The expression data of the four identified gene models under control and disease conditions was reported (Fig. 5). Two gene models have more expression under disease conditions compared with controlled conditions at the seedling stage (TRIAE_CS42_2AS_TGACv1_112938_AA0348130.2 = TraesCS2A01G010200.1 and TRIAE_CS42_2AS_TGACv1_114644_AA0368550.1 = TraesCS2A01G004100.1). The functional annotations of the first gene model was unknown. The second gene model (TRIAE_CS42_2AS_TGACv1_114644_AA0368550.1 = TraesCS2A01G004100.1) has a functional annotation associated with disease resistance as it produced TIR-NBS-LRR, one of the disease resistance protein families (Table 3). This protein family was reported to stay in the cell membrane and helps the plant to recognize the pathogen that attacks it. Some genes from this family are required for the defense activation of some resistance genes like Pto (bacterial resistance gene in tomato) and Rpg1 (stem rust resistance gene in barley and rice)44. In our study, gene model TRIAE_CS42_2AS_TGACv1_114644_AA0368550.1 was underlying SNPs in a complete LD with the STS marker, had high P.V.E., large allele effect, and was highly significantly associated with the resistance (SNP_ID; S2A_2367215, S2A_2708760, and S2A_2708784). Based on these results, the identified SNPs could be converted to Kompetitive Allelic Specific PCR (KASP) markers and used for selecting the Sr38 gene. However, more studies are required to further investigate the association between these SNPs and the Sr38 gene. The LD analysis between SNPs and known specific DNA markers was very useful and could be an alternative way to identify candidate SNPs for specific genes.

Figure 5
figure 5

The expression of the gene models harboring SNPs significantly associated with stem rust resistance in the TRP2015 set. Blue, gray and black columns represent the gene expression under controlled conditions at reproductive, seedling and vegetative growth stages, respectively. While, orange, yellow and green columns represent the gene expression under disease infection conditions at the same growth stages.

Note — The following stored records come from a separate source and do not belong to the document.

template <class OnBlock>
__device__ inline void gold_sequence_blocks_wave(const GoldTables* gold, uint32_t c_init, uint32_t first_word, uint32_t nwords,
                                                 uint32_t* area, uint32_t lane, OnBlock&& on_block)
{
  if (nwords == 0) {
    return;
  }
  uint32_t state = c_init & 0x7FFFFFFFu;
  {
    const uint32_t offset = 1600u + 32u * first_word;
    uint32_t       row[GOLD_JUMP_BITS];
#pragma unroll
    for (uint32_t k = 0; k != GOLD_JUMP_BITS; ++k) {
      row[k] = ((offset >> k) & 1u) ? gold->x2_jump[k][lane & 31u] : 0u;
    }
#pragma unroll
    for (uint32_t k = 0; k != GOLD_JUMP_BITS; ++k) {
      if ((offset >> k) & 1u) {
        const uint32_t bit = (lane < 31u) ? (__popc(row[k] & state) & 1u) : 0u;
        state              = (uint32_t)__ballot(bit != 0) & 0x7FFFFFFFu;
      }
    }
  }
  NRPHY_WG_TRACE_MARK(1);
  if (lane < 31u) {
    uint32_t head[32];
#pragma unroll
    for (uint32_t t = 0; t != 32; ++t) {
      head[t] = gold->x2_head[t][lane];
    }
    uint32_t word = 0;
#pragma unroll
    for (uint32_t t = 0; t != 32; ++t) {
      word |= (__popc(head[t] & state) & 1u) << (31u - t);
    }
    area[lane] = word;
  }
  wave_lds_fence();
  NRPHY_WG_TRACE_MARK(2);
  const uint32_t need = nwords < GOLD_SEED_WORDS ? nwords : GOLD_SEED_WORDS;
  for (uint32_t have = 31u, m = 1u; have < need;) {
    while (m < 32u && have >= 62u * m) {
      m *= 2u;
    }
    const uint32_t end = have + 28u * m < need ? have + 28u * m : need;
    for (uint32_t k = have + lane; k < end; k += WAVE) {
      area[k] = __builtin_amdgcn_bitop3_b32(area[k - 28u * m], area[k - 29u * m], area[k - 30u * m], 0x96) ^
                area[k - 31u * m];
    }
    wave_lds_fence();
    have = end;
  }
  NRPHY_WG_TRACE_MARK(3);
  on_block(0u, need);
  NRPHY_WG_TRACE_MARK(4);
  const uint32_t rows = (nwords + WAVE - 1u) / WAVE;
  if (rows <= GOLD_SEED_ROWS) {
    return;
  }
  uint32_t w[GOLD_SEED_ROWS];
#pragma unroll
  for (uint32_t i = 0; i != GOLD_SEED_ROWS; ++i) {
    w[i] = area[i * WAVE + lane];
  }
  for (uint32_t base = GOLD_SEED_ROWS; base < rows; base += GOLD_SEED_ROWS) {
#pragma unroll
    for (uint32_t i = 0; i != GOLD_SEED_ROWS; ++i) {
      w[i] ^= __builtin_amdgcn_bitop3_b32(w[(i + 1u) % GOLD_SEED_ROWS], w[(i + 2u) % GOLD_SEED_ROWS],
                                          w[(i + 3u) % GOLD_SEED_ROWS], 0x96);
      area[i * WAVE + lane] = w[i];
    }
    wave_lds_fence();
    const uint32_t left = nwords - base * WAVE;
    on_block(base * WAVE, left < GOLD_SEED_WORDS ? left : GOLD_SEED_WORDS);
  }
}

constexpr uint32_t GOLD_EXPAND_MAX_WORDS = 703;

template <uint32_t M>
__device__ __forceinline__ uint32_t gold_expand_step(uint32_t* x2, uint32_t have, uint32_t need, uint32_t lane)
{
  if (have >= need) {
    return have;
  }
  const uint32_t end = have + 28u * M < need ? have + 28u * M : need;
#pragma unroll
  for (uint32_t s = 0; s != (28u * M + WAVE - 1u) / WAVE; ++s) {
    if (have + WAVE * s >= end) {
      break;
    }
    const uint32_t k = have + lane + WAVE * s;
    if (k < end) {
      uint32_t* b = x2 + (k - 31u * M);
      b[31u * M]  = __builtin_amdgcn_bitop3_b32(b[3u * M], b[2u * M], b[M], 0x96) ^ b[0];
    }
  }
  wave_lds_fence();
  return end;
}
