struct DecOp {
  int op;
  int a_from_scale, a_to_scale, a_to_precision, a_check;
  int b_from_scale, b_to_scale, b_to_precision, b_check;
  int t_is_128;
  int ret_precision, ret_scale;
  int overflow;
  int scale_mul;
  int trivial;
};

__host__ __device__ __forceinline__ i128 wrap_T(i128 v, bool t128) { return t128 ? v : (i128)(int64_t)v; }

__host__ __device__ __forceinline__ i128 max_for_precision(int p) { return pow10_i128(p) - 1; }

__host__ __device__ __forceinline__ bool checked_mul_T(i128 x, i128 f, bool t128, i128* out) {
  if (!t128) {
    i128 r = x * f;
    if (r > (i128)INT64_MAX || r < (i128)INT64_MIN) return false;
    *out = r;
    return true;
  }
  bool neg = (x < 0) != (f < 0);
  u128 ax = x < 0 ? (u128)0 - (u128)x : (u128)x;
  u128 af = f < 0 ? (u128)0 - (u128)f : (u128)f;
  u256 pr = u256_mul_128(ax, af);
  u128 lim = neg ? ((u128)1 << 127) : (((u128)1 << 127) - 1);
  if (pr.hi != 0 || pr.lo > lim) return false;
  *out = neg ? (i128)((u128)0 - pr.lo) : (i128)pr.lo;
  return true;
}

__host__ __device__ __forceinline__ bool convert_operand(i128 x, bool is_decimal, int from_scale, int to_scale,
                                                int to_precision, int check, bool t128, i128* out) {
  if (!is_decimal) {
    if (to_scale == 0) {
      *out = wrap_T(x, t128);
      return true;
    }
    i128 xt = x;
    if (!t128 && (x > (i128)INT64_MAX || x < (i128)INT64_MIN)) return false;
    i128 r;
    if (!checked_mul_T(xt, pow10_i128(to_scale), t128, &r)) return false;
    i128 mx = max_for_precision(to_precision);
    if (r > mx || r < -mx) return false;
    *out = r;
    return true;
  }
  if (!check) {
    *out = wrap_T(x, t128);
    return true;
  }
  i128 r;
  if (!checked_mul_T(wrap_T(x, t128), pow10_i128(to_scale - from_scale), t128, &r)) return false;
  i128 mx = max_for_precision(to_precision);
  if (r > mx || r < -mx) return false;
  *out = r;
  return true;
}

__host__ __device__ __forceinline__ i128 sdiv128(i128 num, i128 d) {
  const bool neg = (num < 0) != (d < 0);
  const u128 un = num < 0 ? (u128)0 - (u128)num : (u128)num;
  const u128 ud = d < 0 ? (u128)0 - (u128)d : (u128)d;
  u128 q;
  if ((uint64_t)(ud >> 64) == 0) q = udiv128_by_64(un, (uint64_t)ud, nullptr);
  else q = un / ud;
  return neg ? (i128)((u128)0 - q) : (i128)q;
}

In conclusion, the high percentage of resistant genotypes from the Nebraska Wheat Breeding Program provided evidence for the success of the program. In this program, many stem rust resistance genes have been incorporated and pyramided at various levels in some genotypes. Resistant genotypes carrying multiple stem rust genes could be selected and used in future breeding programs for resistance to a wide spectrum of pathotypes of stem rust, stripe rust, and leaf rust. SNP markers were not identified for the Sr38 gene previously. The identified 17 SNPs using LD could be a reliable source for marker-assisted selection (MAS) for this gene. However, more studies should be done to confirm the association between these SNPs and the gene.